События разворачивались с мучительной медлительностью. Земля зашевелилась, и низкий, ужасающий грохот заполнил воздух, Элизабет задрожала.
Тропинка под ее ногами начала разрушаться прямо на глазах. Элизабет попыталась вскарабкаться на безопасную высоту, но было слишком поздно, ей не за что было уцепиться. Она закричала, поскольку ее подбросило и оттолкнуло от утеса в сторону пропасти, куда она, совершенно беспомощная, начала падать. Насколько далеко внизу скалы, на которые она упадет? Почувствует ли она, как ломаются ее кости?
И тут она услышала крик, глубокий голос Рэндольфа звал ее:
– Элизабет!
Между двумя ударами сердца сильные руки подхватили ее и вытянули наверх на твердую землю. Она ударилась о скалы, больно задев ребро.
Она задыхалась, Рэндольф же тянул ее все дальше от края, затем бросился на нее всем своим телом, прикрывая от потока падающих сверху камней и земли. Посреди этого немыслимого хаоса, Элизабет острее всего воспринимала близость Рэндольфа, теплоту и силу, которые окутали ее со всех сторон. Если им суждено умереть, легкомысленно подумала Элизабет, она рада, что это случится тогда, когда она находится в его руках.
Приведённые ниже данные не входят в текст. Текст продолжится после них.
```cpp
extern "C" int jodo_debug_fetch(jodo_plan* p, const void* workspace, int what, float* dst, int64_t* count, void* stream) {
    if (!p || !workspace || !dst || !count) return jodo_set_error(JODO_ERR_ARG, "debug_fetch: null");
    const char* ws = static_cast<const char*>(workspace);
    const void* src = nullptr;
    int64_t n = 0;
    switch (what) {
        case 0: src = ws + p->ws.h; n = (int64_t)p->Nn * p->dims.D; break;
        case 1: src = ws + (p->last_e_buf ? p->ws.e2 : p->ws.e); n = p->rows * p->dims.De; break;
        case 2: src = ws + (p->last_pos_buf ? p->ws.pos1 : p->ws.pos0); n = (int64_t)p->Nn * 4; break;
        case 3: src = ws + p->ws.hhat; n = (int64_t)p->Nn * p->amax_parts * p->dims.D; break;
        case 5: src = ws + p->ws.mods; n = p->dims.Mtot; break;
        case 6: src = ws + p->ws.q; n = (int64_t)p->Nn * p->dims.QKP; break;
        default: return jodo_set_error(JODO_ERR_ARG, "debug_fetch: unknown selector %d", what);
    }
    hipError_t e = hipMemcpyAsync(dst, src, (size_t)n * sizeof(float), hipMemcpyDeviceToDevice, (hipStream_t)stream);
    if (e != hipSuccess) return jodo_set_error(JODO_ERR_LAUNCH, "debug_fetch: %s", hipGetErrorString(e));
    *count = n;
    return JODO_OK;
}
```

### jodo_amd/csrc/dgt_kernels_common.h

```cpp
#pragma once
#include "dgt_device.h"
#include "dgt_plan.h"

enum { FLAG_NAN = 0, FLAG_FIRST = 1, FLAG_UNIFORM_T = 2, FLAG_COND_NONZERO = 3, FLAG_ASYM = 4, FLAG_NAN_COUNT = 5, FLAG_PIN_VIOLATED = 6 };

struct KArgs {
    PlanDev pd;
    DgtDims d;
    const float* W;
    int64_t wg[JW_GLOBAL_COUNT];
    int64_t wb[JB_BLOCK_COUNT];
    int64_t mod_base;
    int layer;
    int force_directed;
    int pin_sym, pin_uni;
    int strip0;
    int half_rows;
    int item0, dir_split;
    int mix_nw, ab0, ab1, g0, g1;
    int rot;
    int fuse_next;
    int64_t wbn[6];
    int64_t mod_base_next;
    int pre_mode;
    float *hid1, *temb, *mods, *condh, *condh2;
    float *pos_in, *pos_out, *dpos, *cpos, *feat, *h, *hhat, *astat, *q, *k, *v, *n2e, *wrow, *wcol, *ua, *ub, *rmean, *mfold, *ffold, *ahid, *apred;
    int* eflag;
    float *e, *ehid, *epred, *dposE, *gramE;
    float* e_out;
    const unsigned short* wsplit;
    const unsigned short* wsplit_attn;
    const unsigned short* wsplit_node;
    unsigned short* mfold_s;
    unsigned short* ffold_s;
    int split_cond;
    int* flags;
    unsigned long long* dbgt;
    const float *xh, *edge_x, *cond_x, *cond_edge_x, *noise, *context;
    float *out_xh, *out_edge;
};

struct FoldOffs { int64_t c0[16], ine[16]; };

namespace jd {

constexpr int PAIR_GROUP_LANES = 128;

__device__ __forceinline__ bool rot_active(const KArgs& A) { return A.rot && A.flags[FLAG_UNIFORM_T] && !A.flags[FLAG_ASYM]; }
}

namespace jd {

__device__ __forceinline__ const float4* wq(const KArgs& A, int64_t off, int lane) {
    return reinterpret_cast<const float4*>(A.W + off) + lane;
}

__device__ __forceinline__ const float* mod_row(const KArgs& A, int node_b) {
    const int trow = A.flags[FLAG_UNIFORM_T] ? 0 : node_b;
    return A.mods + (size_t)trow * A.d.Mtot;
}

struct LaneNode {
    int v, b, i, n, noff, eoff;
    bool valid;
};

__device__ __forceinline__ LaneNode lane_node(const KArgs& A, int strip, int j) {
    LaneNode L;
    L.v = strip * 32 + j;
    L.b = A.pd.node_b[L.v];
    L.i = A.pd.node_i[L.v];
    L.n = A.pd.node_n[L.v];
    L.noff = A.pd.node_noff[L.v];
    L.eoff = A.pd.node_eoff[L.v];
    L.valid = L.n > 0;
    return L;
}

__device__ __forceinline__ float4 advance_position(const KArgs& A, float4 p, int v, int strip, int n, int i, int eoff) {
    double sx = 0., sy = 0., sz = 0.;
    if (A.flags[FLAG_ASYM]) {
        const int parts = A.pd.strip_parts[strip];
        for (int q = 0; q < parts; ++q) {
            const float4 dp = reinterpret_cast<const float4*>(A.dpos)[(size_t)v * A.pd.max_parts + q];
            sx += dp.x; sy += dp.y; sz += dp.z;
        }
    } else {
        const float4* row = reinterpret_cast<const float4*>(A.dposE) + (size_t)eoff + (size_t)i * n;
        int c = 0;
        for (; c + 8 <= n; c += 8) {
            float4 d[8];
#pragma unroll
            for (int u = 0; u < 8; ++u) d[u] = row[c + u];
#pragma unroll
            for (int u = 0; u < 8; ++u)
                if (c + u != i) { sx += d[u].x; sy += d[u].y; sz += d[u].z; }
        }
        for (; c + 4 <= n; c += 4) {
            const float4 d0 = row[c], d1 = row[c + 1], d2 = row[c + 2], d3 = row[c + 3];
            if (c != i) { sx += d0.x; sy += d0.y; sz += d0.z; }
            if (c + 1 != i) { sx += d1.x; sy += d1.y; sz += d1.z; }
            if (c + 2 != i) { sx += d2.x; sy += d2.y; sz += d2.z; }
            if (c + 3 != i) { sx += d3.x; sy += d3.y; sz += d3.z; }
        }
        for (; c < n; ++c) {
            if (c == i) continue;
            const float4 dp = row[c];
            sx += dp.x; sy += dp.y; sz += dp.z;
        }
    }
    p.x += (float)sx; p.y += (float)sy; p.z += (float)sz;
    return p;
}

__device__ __forceinline__ float gelu_erf(float x) { return 0.5f * x * (1.f + erff(x * 0.70710678118654752f)); }

}
```

### jodo_amd/csrc/dgt_kernels_node.h

```cpp
#pragma once
#include "dgt_kernels_attn.h"

namespace jd {

template <bool NEXT = false>
__device__ __forceinline__ void node_pre_body(const KArgs& A, int blk) {
    const int lane = threadIdx.x & 63, j = lane & 31, half = lane >> 5;
    const int strip = blk / 3, piece = blk % 3;
    const LaneNode L = lane_node(A, strip, j);
    if (!NEXT && piece == 0 && A.pre_mode == 0) {
        float4 p = reinterpret_cast<const float4*>(A.pos_in)[L.v];
        if (A.layer > 0) p = advance_position(A, p, L.v, strip, L.n, L.i, L.eoff);
        if (half == 0) reinterpret_cast<float4*>(A.pos_out)[L.v] = p;
    }
    const float* mr = mod_row(A, L.b) + (NEXT ? A.mod_base_next : A.mod_base);
    float hx[128];
    load_nat<8>(A.h + (size_t)L.v * 256, half, hx);
    layer_norm<128>(hx);
    modulate<8>(hx, mr, mr + 256, half);
    const WSrc ws = make_wsrc(A.W, lane);
    const unsigned woff = (unsigned)((NEXT ? A.wbn[2 * piece] : A.wb[piece == 0 ? JB_WQ : (piece == 1 ? JB_WK : JB_WV)]) * 4);
    const float* bias = A.W + (NEXT ? A.wbn[2 * piece + 1] : A.wb[piece == 0 ? JB_BQ : (piece == 1 ? JB_BK : JB_BV)]);
    float* outp = piece == 0 ? A.q : (piece == 1 ? A.k : A.v);
    WPipe<8> wp;
    wpipe_prime(wp, ws, woff);
#pragma unroll 1
    for (int b = 0; b < 8; ++b) {
        const unsigned cur = woff + (unsigned)b * 32 * 1024;
        const unsigned nxt = b < 7 ? cur + 32 * 1024 : woff;
        float bb[16], r[16];
        load16(bias + b * 32 + half * 16, bb);
        f32x16 acc = mfma_block_p<32>(wp, ws, cur, nxt, hx, zero16());
#pragma unroll
        for (int s = 0; s < 16; ++s) r[s] = acc[s] + bb[s];
        store16T(outp, 8, L.v, half, b, r);
    }
}
__global__ __launch_bounds__(64, 1) void k_node_pre(KArgs A) { node_pre_body<false>(A, (int)blockIdx.x); }
__device__ __forceinline__ void node_load_hh(const KArgs& A, const LaneNode& L, int half, float (&hh)[128]) {
    attn_merge<256>(A, L.v, half, hh);
}

__device__ __forceinline__ void node_residual_ln(const KArgs& A, const LaneNode& L, int half, const float* mr, float (&x)[128]) {
    const float* ng1 = mr + 2 * 256, *ns2 = mr + 3 * 256, *nc2 = mr + 4 * 256;
    const float* hrow = A.h + (size_t)L.v * 256;
#pragma unroll
    for (int b = 0; b < 8; ++b) {
        float g[16], h0[16];
        load16(ng1 + b * 32 + half * 16, g);
        load16(hrow + b * 32 + half * 16, h0);
#pragma unroll
        for (int s = 0; s < 16; ++s) x[b * 16 + s] = fmaf(g[s], x[b * 16 + s], h0[s]);
    }
    layer_norm<128>(x);
    modulate<8>(x, ns2, nc2, half);
}

__device__ __forceinline__ void node_next_ln(const KArgs& A, const LaneNode& L, int half, float (&x)[128]) {
    const float* mr = mod_row(A, L.b) + A.mod_base_next;
    layer_norm<128>(x);
    modulate<8>(x, mr, mr + 256, half);
}
__device__ __forceinline__ void node_next_qkv(const KArgs& A, const LaneNode& L, int half, const float (&x)[128], const WSrc& ws,
                                              WPipe<8>& wp, int g0, int g1) {
#pragma unroll 1
    for (int g = g0; g < g1; ++g) {
        const int piece = g >> 3, b = g & 7;
        const unsigned cur = (unsigned)(A.wbn[2 * piece] * 4) + (unsigned)b * 32 * 1024;
        const int gn = g + 1 < g1 ? g + 1 : g0;
        const unsigned nxt = (unsigned)(A.wbn[2 * (gn >> 3)] * 4) + (unsigned)(gn & 7) * 32 * 1024;
        const float* bias = A.W + A.wbn[2 * piece + 1];
        float* outp = piece == 0 ? A.q : (piece == 1 ? A.k : A.v);
        float bb[16], r[16];
        load16(bias + b * 32 + half * 16, bb);
        f32x16 acc = mfma_block_p<32>(wp, ws, cur, nxt, x, zero16());
#pragma unroll
        for (int s = 0; s < 16; ++s) r[s] = acc[s] + bb[s];
        store16T(outp, 8, L.v, half, b, r);
    }
}
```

Страх, вызванный землетресением, казалось, длился вечность, а само землетресение, должно быть, свершилось всего за какую-то минуту. Когда землю перестали сотрясать толчки и последний грохот замер вдали, Рэндольф отодвинулся, сбрасывая с себя насыпавшиеся камни. Уставшим голосом он настойчиво произнес:
– Элизабет, с вами все в порядке?
Дрожа, она с трудом приняла сидячее положение и поправила свои очки, которые каким-то чудом не разбились.
– Думаю, да. Благодаря вам. – Она вдохнула, и в горло попала пыль, она откашлялась. Когда она снова смогла заговорить, то продолжила: – Простое спасибо кажется недостаточным. Я уже думала, что мой час пробил. А как вы?
– По плечу ударил довольно приличный камень, но ничего, кажется, плечо не сломано. – Он слегка поморщился, стряхивая с себя остатки земли и камней, затем с сожалением исследовал порванный рукав. – Однако моя шляпа пропала навсегда, а мое пальто похоже не подлежит восстановлению. Мой камердинер будет просто убит горем: это пальто – одно из его любимых.
На сей раз Элизабет c благодарностью приняла его помощь, чтобы подняться на ноги.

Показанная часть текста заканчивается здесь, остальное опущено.